# 7'4" Homesteader for 2004 Tacoma



## skidmark845 (Nov 28, 2006)

Is a 7'4" plow too big for a 2004 Toyota Tacoma 6 cylinder 4X4?

Thanks


----------



## Mabepossibly (Dec 12, 2010)

Id go with a 7' Sport Duty Boss. The homesteader is widely known as a pos.


----------



## vtzdriver (Jun 12, 2006)

Mabepossibly;1300366 said:


> The homesteader is widely known as a pos.


Really?? I have had one on my 2006 Tacoma for 4 years now and it has served well.

I do prefer an after-market motor but the plow does what it was designed to do well.
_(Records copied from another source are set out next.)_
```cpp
hipError_t launch_spmv(const spmv_plan &p, const ValueType *d_x, ValueType *d_y, hipStream_t s, bool warm = false);
hipError_t launch_fixup(const spmv_plan &p, ValueType *d_y, hipStream_t s, bool warm = false);
hipError_t launch_pack(const IndexType *d_col_src, const ValueType *d_val_src, uint64_t nnz,
                       uint64_t nnz_pad, uint32_t ncols, uint32_t *d_col, ValueType *d_val,
                       uint32_t *d_bad, hipStream_t s);
hipError_t launch_validate(const IndexType *d_col, uint64_t nnz, uint32_t ncols, uint32_t *d_bad, hipStream_t s);
hipError_t launch_tile_span(const uint32_t *d_col, uint64_t nnz, uint64_t ntiles, uint32_t *d_cbase,
                            uint32_t *d_maxspan, hipStream_t s);
hipError_t launch_tile_clusters(const uint32_t *d_col, uint64_t nnz, uint64_t ntiles, uint32_t *d_bases,
                                uint32_t *d_bad, hipStream_t s);
hipError_t launch_cluster_encode(const uint32_t *d_col, uint64_t nnz, uint64_t nnz_pad, const uint32_t *d_bases,
                                 uint16_t *d_out, hipStream_t s);
hipError_t launch_narrow(const uint32_t *d_col, uint64_t nnz, uint64_t nnz_pad, const uint32_t *d_cbase,
                         void *d_out, int bytes, hipStream_t s);

hipError_t launch_gold(const spmv_plan &p, const ValueType *d_x, ValueType *d_y, hipStream_t s, bool warm = false);

hipError_t launch_blocked(const spmv_plan &p, const ValueType *d_x, ValueType *d_y, hipStream_t s, bool warm = false);
int build_blocked(spmv_plan &p, const IndexType *h_rp, const IndexType *d_col_src, const ValueType *d_val_src,
                  hipStream_t s);

hipError_t launch_slices(const spmv_plan &p, const ValueType *d_x, ValueType *d_y, hipStream_t s, bool warm = false);
int build_slices(spmv_plan &p, const IndexType *h_rp, const IndexType *d_col_src, const ValueType *d_val_src,
                 hipStream_t s);
hipError_t launch_slices_multi(const spmv_plan &p, int nvec, const ValueType *d_X, ValueType *d_Y, hipStream_t s,
                               bool warm = false);

hipError_t launch_binned(const spmv_plan &p, const ValueType *d_x, ValueType *d_y, hipStream_t s, bool warm = false);
int build_binned(spmv_plan &p, const IndexType *h_rp, const IndexType *d_col_src, const ValueType *d_val_src,
                 hipStream_t s);

struct sweep_behind {
    const void *cpart = nullptr;
    uint32_t *ccount = nullptr;
    uint32_t *cnext = nullptr;
    uint32_t blocks = 0;
    uint32_t rows_per_thread = 4;
};
hipError_t launch_sweep(const spmv_plan &p, const ValueType *d_x, ValueType *d_y, hipStream_t s, bool warm = false,
                        int phase = 0, void *part = nullptr, const sweep_behind *behind = nullptr);
bool sweep_behind_ok(const spmv_plan &p);
bool product_variant(int kernel, int variant);
int build_sweep(spmv_plan &p, const IndexType *h_rp, const IndexType *d_col_src, const ValueType *d_val_src,
                hipStream_t s);
int probe_locality(const IndexType *d_rp, const IndexType *d_col, IndexType n, hipStream_t s, double *frac);
int sweep_materialize_rc(spmv_plan &p);
bool sweep_can_flag_panels(const spmv_plan &p);

struct device_scratch {
    void *p = nullptr;
    ~device_scratch()
    {
        if (p)
            (void)hipFree(p);
    }
};
template <typename T>
struct device_buf : device_scratch {
    device_buf() = default;
    device_buf(const device_buf &) = delete;
    T *get() const { return static_cast<T *>(p); }
    operator T *() const { return get(); }
    hipError_t alloc(uint64_t count) { return hipMalloc(&p, count * sizeof(T)); }
    hipError_t release()
    {
        void *q = p;
        p = nullptr;
        return q ? hipFree(q) : hipSuccess;
    }
    void swap(T *&owned)
    {
        T *q = get();
        p = owned;
        owned = q;
    }
};
template <typename K, typename... Args>
inline hipError_t launch_items(K kernel, uint64_t items, unsigned block, hipStream_t s, Args... args)
{
    hipLaunchKernelGGL(kernel, dim3((unsigned)((items + block - 1) / block)), dim3(block), 0, s, args...);
    return hipGetLastError();
}
inline int device_cu_count(int device)
{
    hipDeviceProp_t prop;
    return hipGetDeviceProperties(&prop, device) == hipSuccess && prop.multiProcessorCount > 0
               ? prop.multiProcessorCount
               : 256;
}

int upload_staged(void *dst, const void *src, size_t bytes, hipStream_t s);
int slice_from_device(const char *who, csr_slice &out, const void *handle, int device, IndexType n, IndexType m,
                      IndexType nr_nzeros, const IndexType *d_row_ptr, const IndexType *d_col, const ValueType *d_val,
                      hipStream_t stream);
int slice_entries_on_device(const csr_slice &sl, device_scratch &up_col, device_scratch &up_val,
                            const IndexType **d_col, const ValueType **d_val);
int plan_create_from_slice(spmv_plan **out, int device, int op, const csr_slice &sl, int force_kernel = -1);

bool bad_op(const char *who, int op);
int check_transpose_size(const char *who, uint64_t nnz);
int csr_transpose_device(IndexType n, IndexType m, const IndexType *h_rp, const IndexType *d_col,
                         const ValueType *d_val, IndexType *d_t_rp, IndexType *d_t_col, ValueType *d_t_val,
                         hipStream_t s);
struct transposed_csr {
    csr_slice slice;
    device_scratch col, val;
};
int transpose_slice(transposed_csr &t, const csr_slice &sl);

int mgpu_create_borrowed(spmv_mgpu **out, int n, const int *devices, const IndexType *bounds, IndexType nr_cols,
                         const spmv_plan *const *plans);
int mgpu_run_on(spmv_mgpu *mg, int exchange, const ValueType *const *x_dev);
const ValueType *mgpu_root_y(const spmv_mgpu *mg);
int mgpu_rccl_calls(const spmv_mgpu *mg);
}

#define SPMV_TRY(expr)                                                                        \
    do {                                                                                      \
        hipError_t e_ = (expr);                                                               \
        if (e_ != hipSuccess) {                                                               \
            spmvhw::set_error(std::string(#expr) + ": " + hipGetErrorString(e_));             \
            return 1;                                                                         \
        }                                                                                     \
    } while (0)
#define SPMV_BUILD_TRY(expr)                                                                          \
    do {                                                                                              \
        hipError_t e_ = (expr);                                                                       \
        if (e_ != hipSuccess) {                                                                       \
            spmvhw::set_error(std::string(kWho) + ": " + #expr + ": " + hipGetErrorString(e_));       \
            return 1;                                                                                 \
        }                                                                                             \
    } while (0)
```

spmv-fpga_amd/csrc/sweep.hip:

```cpp
#include <hipcub/hipcub.hpp>

#include <algorithm>
#include <tuple>
#include <cmath>
#include <cstring>

#include "spmv_internal.hpp"

namespace spmvhw {

__device__ __forceinline__ void lds_add(double *p, double v) { atomicAdd(p, v); }
__device__ __forceinline__ void lds_add(float *p, float v)
{
    uint32_t *u = reinterpret_cast<uint32_t *>(p);
    uint32_t old = *u, assumed;
    do {
        assumed = old;
        old = atomicCAS(u, assumed, __float_as_uint(__uint_as_float(assumed) + v));
    } while (old != assumed);
}

template <int N>
__device__ __forceinline__ void lds_add_n(double *y, const uint32_t (&idx)[N], const double (&v)[N])
{
#pragma unroll
    for (int i = 0; i < N; ++i)
        atomicAdd(&y[idx[i]], v[i]);
}
template <int N>
__device__ __forceinline__ void lds_add_n(float *y, const uint32_t (&idx)[N], const float (&v)[N])
{
    uint32_t *u = reinterpret_cast<uint32_t *>(y);
    uint32_t old[N], got[N];
#pragma unroll
    for (int i = 0; i < N; ++i)
        old[i] = __hip_atomic_load(&u[idx[i]], __ATOMIC_RELAXED, __HIP_MEMORY_SCOPE_WORKGROUP);
#pragma unroll
    for (int i = 0; i < N; ++i)
        got[i] = atomicCAS(&u[idx[i]], old[i], __float_as_uint(__uint_as_float(old[i]) + v[i]));
#pragma unroll
    for (int i = 0; i < N; ++i) {
        while (got[i] != old[i]) {
            old[i] = got[i];
            got[i] = atomicCAS(&u[idx[i]], old[i], __float_as_uint(__uint_as_float(old[i]) + v[i]));
        }
    }
}
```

To answer the question- for the width of your truck, the 6'8" is ample. You would have no problem pushing the 7'4" if you wanted to.


----------



## basher (Nov 13, 2004)

We install 7'6" blades on tacos all the time. it will handle a 7'4" no problem.


----------



## rbennatti (Feb 23, 2008)

I've had a 7'4" Homesteader on my 2005 Tacoma since I bought it...never had any problems.


----------



## Hedgehog (Nov 18, 2006)

To the original poster. I have a 7'6: Curtis Homepro for sale. I have mounts and wiring for both late model Tundras and 2000-2004 Tacoma. Call me if you are interested.
Bob (508) 574-0888


----------



## twizted143 (Jan 8, 2011)

this will be my 2nd winter with the 7.4 on a 04 ranger xlt. i have had no issues what so ever.


----------



## twizted143 (Jan 8, 2011)

a qiuk video of my settup


----------



## ispperformance (Nov 24, 2008)

I would go with the Boss Sport Duty. The Homesteader is a very small plow w/ rubber trip springs, and the blade height is minimal. Most of them that I see do not have any additional plow lights, and they are mounted very low so that it doesn't block your factory headlights. The 7' Boss Sport Duty is only 372lbs, and it is much more plow than the Homesteader if you ask me.


----------



## vtzdriver (Jun 12, 2006)

ispperformance;1313993 said:


> I would go with the Boss Sport Duty. The Homesteader is a very small plow w/ rubber trip springs, and the blade height is minimal. Most of them that I see do not have any additional plow lights, and they are mounted very low so that it doesn't block your factory headlights. The 7' Boss Sport Duty is only 372lbs, and it is much more plow than the Homesteader if you ask me.


Then I guess you haven't been looking at Homesteaders, because they do, indeed, have plow lights.


----------